= Bayan of the Merkit =

Bayan of the Merkit (died 1340), or Bayan (伯顔 (Bóyán)), was a Mongol general of the Merkit clan and an official in the Yuan dynasty.

== Life ==
Bayan was born into a family with military background. Many of his family members had served as soldiers during the Mongol conquest of Eurasia. In 1307, Bayan himself received the title "Baturu".

During the reign of Külüg Khan (Emperor Wuzong of Yuan), Bayan was appointed to a number of positions in the court. He became a Darughachi in 1309, and then held several provincial posts during the reign of Ayurbarwada Buyantu Khan (Emperor Renzong of Yuan), namely the Tong Pingzhangshi (vaguely, the "vice prime minister") of Jiangzhe province, Jiangxi province and Henan province. It is said that he did not tolerate any local bullies who took advantage of the poor.

At the turn of the 13th/14th centuries Bayan and the ethnic Turk El Temür were members of the group around Qaishan, a nephew of Temür Khan who was appointed to defend Mongolia against the Chagatai Khanate under Kaidu, the grandson of Ögedei. In one battle, he repelled and chased the Ögedeid army; and was given the title of Baghatur. After Temür's death, Qaishan emerged as the new Yuan emperor, and Bayan was among those who received an official position as a reward. Later, Bayan was governor of Henan. Historians describe him as a traditionalist who attempted to preserve Mongolian culture while he is seen as a violent aristocrat by some.

In 1328 Bayan rendered great service during the enthronement of Jayaatu Khan Tugh Temür (Emperor Wenzong of Yuan). The Khan rewarded him with the position of left chancellor, along with countless pieces of gold and silver as well as privileges in the court.

In the conflicts about the succession of Jayaatu Khan Tugh Temür after 1332, Bayan broke with El Temür and supported Toghon Temür (Emperor Huizong of Yuan), who ascended the throne in 1333 (and who would lose China proper in 1368). He was appointed commander of kheshig, composed of Mongols, Kypchaks, Russians and Asuds in 1334. Until 1335 Bayan succeeded in annihilating El Temür's sons and family. Bayan began concentrating in his person official positions that had not been so concentrated before. He implemented radical policies (or perhaps conservative policies from the Mongol point of view), abolishing the imperial examination system, and trying to contain the number of ethnic Han in the upper echelons of the Yuan bureaucracy. He once suggested the emperor kill those Han people of the more numerous surnames: Zhang, Wang, Liu, Li and Zhao to suppress the rebellion. In 1339 he became grand chancellor (大丞相 (dà chéngxiàng)). By then, he had probably gone too far. In any case, he was toppled in 1340 by his nephew Toqto'a. Shortly after that, his purges were called off and his policies were reversed.

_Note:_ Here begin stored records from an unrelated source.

# JuanJoZP/cfd-hemodynamic

Measured on AMD Instinct MI355X. Metric: time-steps/sec, dfg_1 ~1M DOF (stabilized_schur), higher is better.
Workload: dtype f64 (fp32 only in the AMG matrix values of the flexible preconditioner and in a read-only copy of the Krylov basis that Gram-Schmidt reads in solves of >= 20 iterations)

## Files before the change

cfd_hemodynamic_amd/_lib.py:

```python
from __future__ import annotations

import ctypes as C
import os
import subprocess

import numpy as np

_HERE = os.path.dirname(os.path.abspath(__file__))
_SO = os.path.join(_HERE, "libcfdh.so")
_LIB = None

dp = C.POINTER(C.c_double)
ip = C.POINTER(C.c_int32)
lp = C.POINTER(C.c_int64)


class Options(C.Structure):
    _fields_ = [
        ("snes_rtol", C.c_double), ("snes_atol", C.c_double), ("snes_stol", C.c_double), ("snes_max_it", C.c_int32),
        ("ksp_rtol", C.c_double), ("ksp_atol", C.c_double), ("ksp_max_it", C.c_int32), ("ksp_restart", C.c_int32),
        ("cheb_degree", C.c_int32), ("cheb_ratio", C.c_double), ("schur_full", C.c_int32),
        ("amg_smooth_degree", C.c_int32), ("amg_smooth_ratio", C.c_double), ("amg_theta", C.c_double),
        ("amg_max_coarse", C.c_int32), ("pc_refresh", C.c_int32), ("remove_p_mean", C.c_int32), ("verbose", C.c_int32),
        ("pc_type", C.c_int32), ("cc_smooth_degree", C.c_int32), ("ksp_guess", C.c_int32),
# ... 14 lines not shown
        ("ms_solve", C.c_double * 3), ("ms_total", C.c_double), ("launches", C.c_int32), ("host_syncs", C.c_int32),
    ]


ALLREDUCE_FN = C.CFUNCTYPE(C.c_int, C.c_void_p, dp, C.c_int, C.c_int)
EXCHANGE_FN = C.CFUNCTYPE(C.c_int, C.c_void_p, dp, dp)

SYMBOLS = [
    "cfdh_create", "cfdh_create_elem", "cfdh_create_elem_part", "cfdh_set_facet_markers", "cfdh_destroy", "cfdh_last_error", "cfdh_abi_version", "cfdh_set_params", "cfdh_default_options",
    "cfdh_set_options", "cfdh_clear_dirichlet", "cfdh_add_dirichlet", "cfdh_update_dirichlet", "cfdh_set_state", "cfdh_get_solution",
    "cfdh_get_previous", "cfdh_get_residual", "cfdh_advance", "cfdh_advance_field", "cfdh_set_time_scheme", "cfdh_set_previous2", "cfdh_get_previous2",
    "cfdh_shift_history", "cfdh_set_boundary_terms", "cfdh_set_formulation", "cfdh_set_pressure_boundaries", "cfdh_set_pressure_boundaries_ex", "cfdh_assemble", "cfdh_get_csr", "cfdh_spmv", "cfdh_solve_step",
    "cfdh_functional", "cfdh_wall_shear_stress", "cfdh_set_global_pressure_space", "cfdh_set_halo", "cfdh_comm_unique_id", "cfdh_comm_init", "cfdh_comm_set_callbacks",
    "cfdh_profile_enable", "cfdh_profile_get", "cfdh_profile_reset", "cfdh_info",
    "cfdh_set_schur_pcd", "cfdh_set_ksp_forcing", "cfdh_get_newton_history", "cfdh_get_pcd_operator", "cfdh_apply_preconditioner", "cfdh_apply_operator",
    "cfdh_get_amg_operator", "cfdh_get_amg_vectors", "cfdh_krylov_vec_op",
    "cfdh_create_ipcs", "cfdh_ipcs_set_form", "cfdh_ipcs_set_tolerances", "cfdh_ipcs_step", "cfdh_ipcs_get_operator", "cfdh_ipcs_get_intermediate",
    "cfdh_ipcs_apply_pressure_pc", "cfdh_ipcs_krylov_solve",
    "cfdh_wall_stats_reset", "cfdh_wall_stats_accumulate", "cfdh_wall_stats_get",
]


def build(force=False):
    src = os.path.join(_HERE, "csrc")
    newest = max(os.path.getmtime(os.path.join(src, f)) for f in os.listdir(src)
                 if f.endswith((".hip", ".cpp", ".hpp", ".h")))
    hdr = os.path.join(os.path.dirname(_HERE), "include", "cfdh.h")
    if os.path.exists(hdr):
        newest = max(newest, os.path.getmtime(hdr))
    if force or not os.path.exists(_SO) or os.path.getmtime(_SO) < newest:
# ... 51 lines not shown
    L.cfdh_set_global_pressure_space.argtypes = [vp, C.c_int64, C.c_int64, ip, dp, ip, C.c_int64, ip]
    L.cfdh_comm_unique_id.argtypes = [C.c_void_p]
    L.cfdh_comm_init.argtypes = [vp, C.c_void_p, C.c_int, C.c_int]
    L.cfdh_comm_set_callbacks.argtypes = [vp, ALLREDUCE_FN, EXCHANGE_FN, C.c_void_p, C.c_int, C.c_int]
    L.cfdh_profile_enable.argtypes = [vp, C.c_int]
    L.cfdh_profile_get.argtypes = [vp, C.c_int, dp, lp]
    L.cfdh_profile_reset.argtypes = [vp]
    L.cfdh_info.argtypes = [vp, C.c_int]
    L.cfdh_info.restype = C.c_int64
    L.cfdh_set_schur_pcd.argtypes = [vp, C.c_int, C.c_int, C.c_int]
    L.cfdh_set_ksp_forcing.argtypes = [vp, C.c_int, C.c_double, C.c_double, C.c_double, C.c_double, C.c_double]
    L.cfdh_get_newton_history.argtypes = [vp, ip, dp, dp, ip, dp]
    L.cfdh_get_pcd_operator.argtypes = [vp, lp, ip, ip, dp, dp]
    L.cfdh_apply_preconditioner.argtypes = [vp, dp, dp]
    L.cfdh_apply_operator.argtypes = [vp, dp, dp, dp]
    L.cfdh_get_amg_operator.argtypes = [vp, C.c_int, C.c_int, C.c_int, lp, lp, lp, ip, ip, dp]
    L.cfdh_get_amg_vectors.argtypes = [vp, C.c_int, C.c_int, C.c_int, lp, dp]
    L.cfdh_krylov_vec_op.argtypes = [vp, C.c_int, C.c_int, C.c_int, C.c_int, dp, dp, dp, dp, dp, C.c_double, C.c_int, dp, dp,
                                     C.POINTER(C.c_float), ip, dp, dp, dp]
    L.cfdh_create_ipcs.argtypes = [C.POINTER(vp), C.c_int, C.c_int, C.c_int64, C.c_int64, C.c_int64, ip, dp, C.c_int64, ip, ip, ip]
    L.cfdh_ipcs_set_form.argtypes = [vp, C.c_double, C.c_double]
    L.cfdh_ipcs_set_tolerances.argtypes = [vp, dp, C.c_double, ip]
    L.cfdh_ipcs_step.argtypes = [vp, C.POINTER(IpcsStats)]
    L.cfdh_ipcs_get_operator.argtypes = [vp, C.c_int, lp, ip, ip, dp]
    L.cfdh_ipcs_get_intermediate.argtypes = [vp, C.c_int, dp]
    L.cfdh_ipcs_apply_pressure_pc.argtypes = [vp, dp, dp]
    L.cfdh_ipcs_krylov_solve.argtypes = [vp, C.c_int, dp, dp, C.c_double, C.c_double, C.c_int, dp, C.POINTER(IpcsStats), dp]
    L.cfdh_wall_stats_reset.argtypes = [vp]
    L.cfdh_wall_stats_accumulate.argtypes = [vp, C.c_double]
    L.cfdh_wall_stats_get.argtypes = [vp, C.c_int, lp, dp]
# ... 318 lines not shown
        if r.size != (self.dim + 1) * self.nv:
            raise ValueError("monolithic vector of (gdim + 1) nv entries expected")
        z = np.zeros_like(r)
        self._chk(self.L.cfdh_apply_preconditioner(self.h, _dp(r), _dp(z)))
        return z

    def apply_operator(self, r):
        r = np.ascontiguousarray(r, dtype=np.float64)
        if r.size != (self.dim + 1) * self.nv:
            raise ValueError("monolithic vector of (gdim + 1) nv entries expected")
        z = np.zeros_like(r)
        w = np.zeros((self.dim + 1) * self.nvo)
        self._chk(self.L.cfdh_apply_operator(self.h, _dp(r), _dp(z), _dp(w)))
        return z, w

    def krylov_vec_op(self, op, n, ld, nvec=1, A=None, B=None, x=None, y=None, coef=None, scalar=0.0, flags=0):
        def arr(a, need, what):
            if a is None:
                return None
            a = np.ascontiguousarray(a, dtype=np.float64).ravel()
            if a.size < need:
                raise ValueError("%s: %d entries, %d needed" % (what, a.size, need))
            return a
        blk = max(n, 0) if op == KVOP_NORM2_TRIPLE else max(ld, 0) * max(nvec, 0)
        ncoef = {KVOP_GS_UPDATE_NORMALIZE: nvec + 1, KVOP_GUESS: 8 * (nvec + 1)}.get(op, nvec)
        A, B = arr(A, blk, "A"), arr(B, blk, "B")
        x, y, coef = arr(x, n, "x"), arr(y, n, "y"), arr(coef, ncoef, "coef")
        m = max(n, 1)
        out1, out2, out32 = np.zeros(m), np.zeros(m), np.zeros(m, dtype=np.float32)
        ns = max(nvec + 2, 72)
# ... 145 lines not shown
```

cfd_hemodynamic_amd/csrc/cfdh_api.cpp:

```cpp
#include <algorithm>
#include <cmath>
#include <numeric>

#include <dlfcn.h>

#include "cfdh_internal.hpp"
#include "cfdh_ipcs.hpp"

std::string g_cfdh_last_error;

int cfdh_prepare_assembly(cfdh_ctx *c);

#define ENTER(c)                         \
  do {                                   \
    if (!(c)) return CFDH_E_ARG;         \
    (void)hipSetDevice((c)->device);     \
  } while (0)
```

According to Chinese historians, Toqto complained to his father that his uncle Bayan's authoritarian tendencies might bring disaster on their clan. Toghon Temür, the emperor, also began to worry about the exceedingly ostentatious power of Bayan. Wu Zhifang, a Confucian scholar in the court, suggested Toqto take action against Bayan. In the end, Bayan was removed from the central theatre of the imperial court.

==In popular culture==
- Portrayed by Kim Young-ho in the 2013 television series Empress Ki.